> **MATERIAL SUPPLIED**

============

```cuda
int cucd_destroy(cucd_handle* h) {
  if (!h) return CUCD_OK;
  cudaSetDevice(h->cfg.device);
  cudaDeviceSynchronize();
  h->pool.stop();
  for (const auto& r : h->pins) cudaHostUnregister((void*)r.first);
  h->dOrg.release(); h->dRec.release(); h->dOrg8.release(); h->dRec8.release(); h->dObf.release(); h->dOutlier.release(); h->dObf8.release(); h->dOutlier8.release();
  h->dCost.release(); h->dCostPacked.release();
  for (FrameSlot& s : h->slots) {
    s.dHist.release(); s.hHist.release(); s.dThr.release(); s.hThr.release();
    if (s.evHist) cudaEventDestroy(s.evHist);
    if (s.evFork) cudaEventDestroy(s.evFork);
    if (s.evJoin) cudaEventDestroy(s.evJoin);
  }
  for (int d = 0; d < 4; d++) { h->dNum[d].release(); h->dSum[d].release(); }
  h->dCtuHad.release(); h->dHadamard.release(); h->dTc2Tables.release();
  h->bOut.release(); h->bStage.release(); h->hStage.release(); h->hStageOut.release(); h->hScratch.release();
  for (auto& r : h->refs) r.buf.release();
  h->dCur.release(); h->dRefPtr.release(); h->dRefStride.release();
  for (int i = 0; i < cucd_handle::kTimeRing; i++) { if (h->evRmd0[i]) cudaEventDestroy(h->evRmd0[i]); if (h->evRmd1[i]) cudaEventDestroy(h->evRmd1[i]); }
  for (int i = 0; i < cucd_handle::kGroups; i++) { if (h->evUpG[i]) cudaEventDestroy(h->evUpG[i]); if (h->evRmdG[i]) cudaEventDestroy(h->evRmdG[i]); }
  h->hDevScratch.release(); h->dDevStage.release();
  if (h->evDevUp) cudaEventDestroy(h->evDevUp);
  if (h->evDevDone) cudaEventDestroy(h->evDevDone);
  h->dNeeded.release();
  if (h->evMask) cudaEventDestroy(h->evMask);
  if (h->evDirect) cudaEventDestroy(h->evDirect);
  if (h->evK0) cudaEventDestroy(h->evK0);
  if (h->evK1) cudaEventDestroy(h->evK1);
  if (h->sUp) cudaStreamDestroy(h->sUp);
  if (h->evUp) cudaEventDestroy(h->evUp);
// ... 389 lines not shown
```

### fast-cu-decision-hevc_b200/csrc/handle.h

```cpp
#pragma once
#include <cuda_runtime.h>
#include <atomic>
#include <condition_variable>
#include <functional>
#include <mutex>
#include <string>
#include <thread>
#include <vector>
#include "../../include/cucudecide.h"
#include "kernels.h"

namespace cucd {

template <class T> struct DevBuf {
  T* p = nullptr; size_t n = 0;
  cudaError_t reserve(size_t count) {
    if (count <= n) return cudaSuccess;
    if (p) cudaFree(p);
    p = nullptr; n = 0;
    cudaError_t e = cudaMalloc(&p, count * sizeof(T));
    if (e == cudaSuccess) n = count;
    return e;
  }
  void release() { if (p) cudaFree(p); p = nullptr; n = 0; }
// ... 95 lines not shown
  long long rmdCalls = 0;
  int launches = 0;
  long long launchTotal = 0;
  std::string err;
  cucd::HostPool pool;
  cucd::FrameSlot slots[2];
  long long begun = 0, ended = 0;
  cucd::DevBuf<int16_t> dOrg, dRec, dObf, dOutlier;
  cucd::DevBuf<uint8_t> dOrg8, dRec8;
  cucd::DevBuf<uint8_t> dObf8, dOutlier8;
  cucd::DevBuf<uint32_t> dCost;
  cucd::DevBuf<uint8_t> dCostPacked;
  cucd::DevBuf<int8_t> dHadamard;
  cucd::DevBuf<uint8_t> dTc3Tables;
  cucd::DevBuf<uint8_t> dTc2Tables;
  int useTensor = 0;
  cucd::DevBuf<int32_t> dNum[4], dSum[4], dCtuHad;
  size_t cuCount[4] = {0, 0, 0, 0};
  bool prune = false; cucd::PruneSwitches sw = {};
  cucd::DevBuf<uint8_t> dNeeded;
  cudaEvent_t evMask = nullptr;
  std::vector<std::pair<uintptr_t, uintptr_t>> pins;
  cucd::DevBuf<uint8_t> bStage; cucd::DevBuf<uint32_t> bOut;
  cucd::PinBuf<uint8_t> hStage, hStageOut, hScratch;
  cudaEvent_t evDirect = nullptr;
  std::vector<int32_t> tmpOffA, tmpOffB;
  std::vector<cucd::RefPlane> refs;
  bool refTableDirty = true;
  cucd::DevBuf<int16_t> dCur; int curStride = 0; bool curSet = false;
  cucd::DevBuf<const int16_t*> dRefPtr; cucd::DevBuf<int32_t> dRefStride;
// ... 27 lines not shown
```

============

> **YOUR ASSIGNMENT**
For the string "evMask", find every line of the material that contains it, and copy each one.

> **SOLUTION FOR THIS EXERCISE**
  if (h->evMask) cudaEventDestroy(h->evMask);
  cudaEvent_t evMask = nullptr;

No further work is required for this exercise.